Market Diner Bash Group Portrait, 5-14-72. Photo © copyright by Neal Slavin.

Market Diner Bash Group Portrait, 5-14-72. Photo © copyright by Neal Slavin.

I’ve had that picture on my office wall ever since, so I’m reminded frequently of Maggie and Theo and Ben and the others there that night, some of them now gone. I’d call us all bohemians in spirit, and true bohemians to boot, certainly one of the last cohorts of New Yorkers who’d learned to live la vie bohême on a bohemian income.
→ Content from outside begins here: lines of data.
template <int BN, bool OUT_F32, bool DEFORM, bool SPLIT, int WALK>
int launch_tc(const TcParams &P, int stages, int grid, cudaStream_t st, int extra_bytes)
{
    constexpr bool kCat = WALK == kWalkNcat || WALK == kWalkDcat;
    const int smem = dyn_smem_bytes(stage_bytes(BN, kCat, P.b_resident), stages, extra_bytes);
    auto kern = conv_tc_kernel<BN, OUT_F32, DEFORM, SPLIT, WALK>;
    static int smem_max = -1;
    if (smem_max < 0) {
        cudaFuncAttributes fa;
        ORP_CUDA(cudaFuncGetAttributes(&fa, kern));
        ORP_CUDA(cudaFuncSetAttribute(kern, cudaFuncAttributeMaxDynamicSharedMemorySize, kSmemPerBlock - (int)fa.sharedSizeBytes));
        smem_max = kSmemPerBlock - (int)fa.sharedSizeBytes;
    }
    if (smem > smem_max) {
        char need[32];
        snprintf(need, sizeof(need), "%d", smem);
        return fail(ORP_EINVAL, "conv2d_tc: the plan's %s bytes of dynamic shared memory do not fit beside the static shared memory of %s",
                    need, __PRETTY_FUNCTION__);
    }
    int slot = -1;
    if (g_timing && g_tc_ev_used < kEvPool) {
        slot = g_tc_ev_used++;
        if (slot >= g_tc_ev_created) {
            ORP_CUDA(cudaEventCreate(&g_tc_ev[slot][0]));
            ORP_CUDA(cudaEventCreate(&g_tc_ev[slot][1]));
            g_tc_ev_created = slot + 1;
        }
        ORP_CUDA(cudaEventRecord(g_tc_ev[slot][0], st));
        double fl = 0;
        for (int i = 0; i < P.nprob; ++i)
            fl += 2.0 * P.prob[i].N * P.prob[i].Ho * P.prob[i].Wo * (double)P.Cout *
                  (P.s2d_stem ? 147.0 : (double)P.KH * P.KW * P.Cin);
        g_tc_flops += fl;
        g_tc_trace[slot] = TcTrace{P.nprob, P.prob[0].N, P.prob[0].H, P.prob[0].W, P.Cin, P.Cout, P.KH, P.stride, DEFORM ? 1 : 0,
                                   BN, P.num_tiles, grid, fl};
    }
    {
        cudaLaunchConfig_t cfg;
        memset(&cfg, 0, sizeof(cfg));
        cfg.gridDim = dim3((unsigned)grid);
        cfg.blockDim = dim3(DEFORM ? (unsigned)(kConsumers + kDP) : (unsigned)(kConsumers + 128));
        cfg.dynamicSmemBytes = smem;
        cfg.stream = st;
        cudaLaunchAttribute at[1];
        at[0].id = cudaLaunchAttributeProgrammaticStreamSerialization;
        at[0].val.programmaticStreamSerializationAllowed = 1;
        cfg.attrs = at;
        cfg.numAttrs = 1;
        ORP_CUDA(cudaLaunchKernelEx(&cfg, kern, P, stages));
    }
    ORP_LAUNCHED();
    if (slot >= 0) ORP_CUDA(cudaEventRecord(g_tc_ev[slot][1], st));
    return ORP_OK;
}

template <int BN, bool OUT_F32, bool DEFORM>
int launch_plan(const TcParams &P, int stages, int grid, cudaStream_t st, int extra_bytes)
{
    if constexpr (DEFORM) {
        if (P.dcat != P.split || P.ncat || P.res_mma) return fail(ORP_EINVAL, "conv2d_tc: deformable plan outside dcat == split");
        return P.split ? launch_tc<BN, OUT_F32, true, true, kWalkDcat>(P, stages, grid, st, extra_bytes)
                       : launch_tc<BN, OUT_F32, true, false, kWalkK>(P, stages, grid, st, extra_bytes);
    } else {
        if (P.ncat && P.res_mma) return fail(ORP_EINVAL, "conv2d_tc: ncat plan with a residual");
        if (P.ncat) {
            if constexpr (!OUT_F32 && BN >= 64 && BN <= 128) {
                if (P.split) return launch_tc<BN, false, false, true, kWalkNcat>(P, stages, grid, st, extra_bytes);
            }
            return fail(ORP_EINVAL, "conv2d_tc: ncat plan outside f16x3 TMA-epilogue layers with BN 64..128");
        }
        if (P.res_mma) {
            if constexpr (!OUT_F32 && BN >= 64)
                return P.split ? launch_tc<BN, false, false, true, kWalkKRes>(P, stages, grid, st, extra_bytes)
                               : launch_tc<BN, false, false, false, kWalkKRes>(P, stages, grid, st, extra_bytes);
            return fail(ORP_EINVAL, "conv2d_tc: residual K blocks outside TMA-epilogue layers with BN >= 64");
        }
        return P.split ? launch_tc<BN, OUT_F32, false, true, kWalkK>(P, stages, grid, st, extra_bytes)
                       : launch_tc<BN, OUT_F32, false, false, kWalkK>(P, stages, grid, st, extra_bytes);
    }
}

template <bool OUT_F32, bool DEFORM>
int launch_bn(const TcParams &P, const ConvPlan &pl, cudaStream_t st)
{
    const int s = pl.rep.stages, g = pl.rep.grid, e = pl.extra_bytes;
    switch (pl.rep.BN) {
    case 256:
        if constexpr (!DEFORM) return launch_plan<256, OUT_F32, false>(P, s, g, st, e);
        break;
    case 128: return launch_plan<128, OUT_F32, DEFORM>(P, s, g, st, e);
    case 64: return launch_plan<64, OUT_F32, DEFORM>(P, s, g, st, e);
    case 32: return launch_plan<32, OUT_F32, DEFORM>(P, s, g, st, e);
    }
    return fail(ORP_EINVAL, "conv2d_tc: unsupported tile width");
}

int device_sms(int &sms)
{
    static thread_local int dev_known = -1, sms_known = 0;
    int dev = 0;
    ORP_CUDA(cudaGetDevice(&dev));
    if (dev != dev_known) {
        ORP_CUDA(cudaDeviceGetAttribute(&sms_known, cudaDevAttrMultiProcessorCount, dev));
        dev_known = dev;
    }
    sms = sms_known;
    return ORP_OK;
}

int conv2d_tc(const ConvDesc &d, void *stream)
{
    int rc = check_conv(d);
    if (rc) return rc;
    rc = ensure_device();
    if (rc) return rc;
    int sms = 0;
    rc = device_sms(sms);
    if (rc) return rc;
    ConvPlan pl;
    rc = plan_conv(d, sms, pl);
    if (rc) return rc;
    TcParams P;
    rc = make_params(d, pl, P);
    if (rc) return rc;
    rc = encode_maps(d, pl, P);
    if (rc) return rc;
    g_tc_plan = pl.rep;
    g_tc_plan_set = true;
    cudaStream_t st = static_cast<cudaStream_t>(stream);
    rc = d.out_f32 ? (d.deform ? launch_bn<true, true>(P, pl, st) : launch_bn<true, false>(P, pl, st))
                   : (d.deform ? launch_bn<false, true>(P, pl, st) : launch_bn<false, false>(P, pl, st));
    if (rc) return rc;
    bool want_gn = false;
    for (int i = 0; i < d.nprob; ++i) want_gn = want_gn || (d.probs[i].gn_stats != nullptr);
    if (want_gn && !P.gn_fused) {
        if (d.out_f32 || d.Cout != 256) return fail(ORP_EINVAL, "conv2d_tc: gn_stats needs a 16-bit output with 256 channels");
        for (int i = 0; i < d.nprob; ++i)
            if (d.probs[i].gn_stats) {
                int r2 = d.split ? orp_gn_stats_f16x3(P.prob[i].out, P.prob[i].N, P.prob[i].Ho * P.prob[i].Wo, 256, 32, d.probs[i].gn_stats, stream)
                                 : orp_gn_stats_bf16(P.prob[i].out, P.prob[i].N, P.prob[i].Ho * P.prob[i].Wo, 256, 32, d.probs[i].gn_stats, stream);
                if (r2) return r2;
            }
    }
    return ORP_OK;
}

A good thing, too, because we were all devotees of a not yet legitimized medium that offered scant reward of any kind (including financial) to most of its advocates and practitioners. . . .

— A. D. Coleman
Floating Foundation of Photography exhibition catalogue, 2009, cover.

Floating Foundation of Photography exhibition catalogue, 2009, cover.

(Under the title “Moored and Adrift: Maggie Sherwood and the Floating Foundation of Photography,” the essay from which I’ve excerpted this passage first appeared in the catalogue for an exhibition held at the Samuel Dorsky Museum at the State University of New York-New Paltz: “Taking a Different Tack: Maggie Sherwood and the Floating Foundation of Photography,” a show exploring the history of the FFP, a purple houseboat that graced the shoreline of Riverside Park in Manhattan for close to two decades, serving as an exhibition space for photography as well as a meeting place for people connected to the medium. This show, curated by beth E. Wilson, ran from January 24-April 8, 2009; it, and its accompanying catalogue, evoke a remarkable and much-neglected era in the medium’s history, of which the Market Diner Bash partook. — A.D.C.)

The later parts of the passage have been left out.